Televisa, meanwhile, has long been the commanding presence in Mexican television. However, it has lost about a third of its market share to rival TV Azteca since Azteca’s owner Ricardo Salinas, chairman of conglomerate Grupo Salinas, bought a network of government-owned TV stations in 1993.
To take on Slim, Salinas and Televisa formed a partnership in cell phone operator Iusacell last year. But Iusacell has so far struggled to make a dent in Slim’s dominance, and losses at the company hurt Televisa’s latest results.
Worryingly for Televisa, the telecoms shake-up may also present Slim with the chance to move into Mexican television, which the government has kept him out of so far.
To fight Slim on his own turf, Televisa needs to exploit the space created by the government with the telecoms law.

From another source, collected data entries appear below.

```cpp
__global__ __launch_bounds__(256) void k_lamb_apply(float *__restrict__ p, const float *__restrict__ upd,
                                                    const uint8_t *__restrict__ seg, int64_t P, LambC c,
                                                    const double *__restrict__ seg_sums,
                                                    const uint32_t *__restrict__ skip) {
    if (skip && *skip) return;
    __shared__ float trust[LAMB_MAX_SEG];
    for (int i = threadIdx.x; i < LAMB_MAX_SEG; i += blockDim.x) {
        const float wn = (float)sqrt(seg_sums[2 * i]), sn = (float)sqrt(seg_sums[2 * i + 1]);
        float tr = 1.0f;
        if (c.min_trust != 1.0f && wn != 0.f && sn != 0.f) {
// ... 889 lines not shown
```

### sample_factory_amd/lib.py

```python
from __future__ import annotations

import ctypes as C
import os
import threading
from typing import Optional

import torch

_HERE = os.path.dirname(os.path.abspath(__file__))
LIB_PATH = os.environ.get("SF_HIP_LIB") or os.path.join(_HERE, "libsf_hip.so")


class SfHipError(RuntimeError):
    pass


class sf_loss_cfg(C.Structure):
    _fields_ = [("clip_ratio", C.c_float), ("clip_value", C.c_float), ("value_loss_coeff", C.c_float),
                ("exploration_coeff", C.c_float), ("kl_coeff", C.c_float), ("exploration_kind", C.c_int32),
                ("action_kind", C.c_int32), ("dense_adv", C.c_int32), ("num_heads", C.c_int32),
                ("head_n", C.c_int32 * 8), ("old_values_T", C.c_int32)]


class sf_conv_desc(C.Structure):
    _fields_ = [("Cin", C.c_int32), ("H", C.c_int32), ("W", C.c_int32), ("Cout", C.c_int32), ("KH", C.c_int32),
                ("KW", C.c_int32), ("stride", C.c_int32), ("OH", C.c_int32), ("OW", C.c_int32),
                ("in_u8", C.c_int32), ("relu", C.c_int32), ("traj_T", C.c_int32), ("sub_mean", C.c_float),
                ("inv_scale", C.c_float)]


IN_F32_NHWC, IN_U8_FRAME, IN_F32_FRAME = 0, 1, 2


class sf_res_desc(C.Structure):
    _fields_ = [("Cin", C.c_int32), ("H", C.c_int32), ("W", C.c_int32), ("Cout", C.c_int32), ("in_u8", C.c_int32),
                ("act_in", C.c_int32), ("traj_T", C.c_int32), ("sub_mean", C.c_float), ("inv_scale", C.c_float)]
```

To improve network coverage, the bill aims to free up wireless spectrum from the 700 MHz band, which could let smaller players enter into or extend operations in mobile telephony.
Yet the greater part of the spectrum is due to remain under state control, which has raised fears that investment in the network will be weak, holding back growth in competition.
That could raise pressure for a break-up.
But some senior lawmakers are wary about going that far.
“I think we’re better off regulating the firms energetically than breaking them up,” said Federico Gonzalez Luna, head of the radio and television committee in the lower house of Congress. “(A break-up) will be very complex and could take a long time.”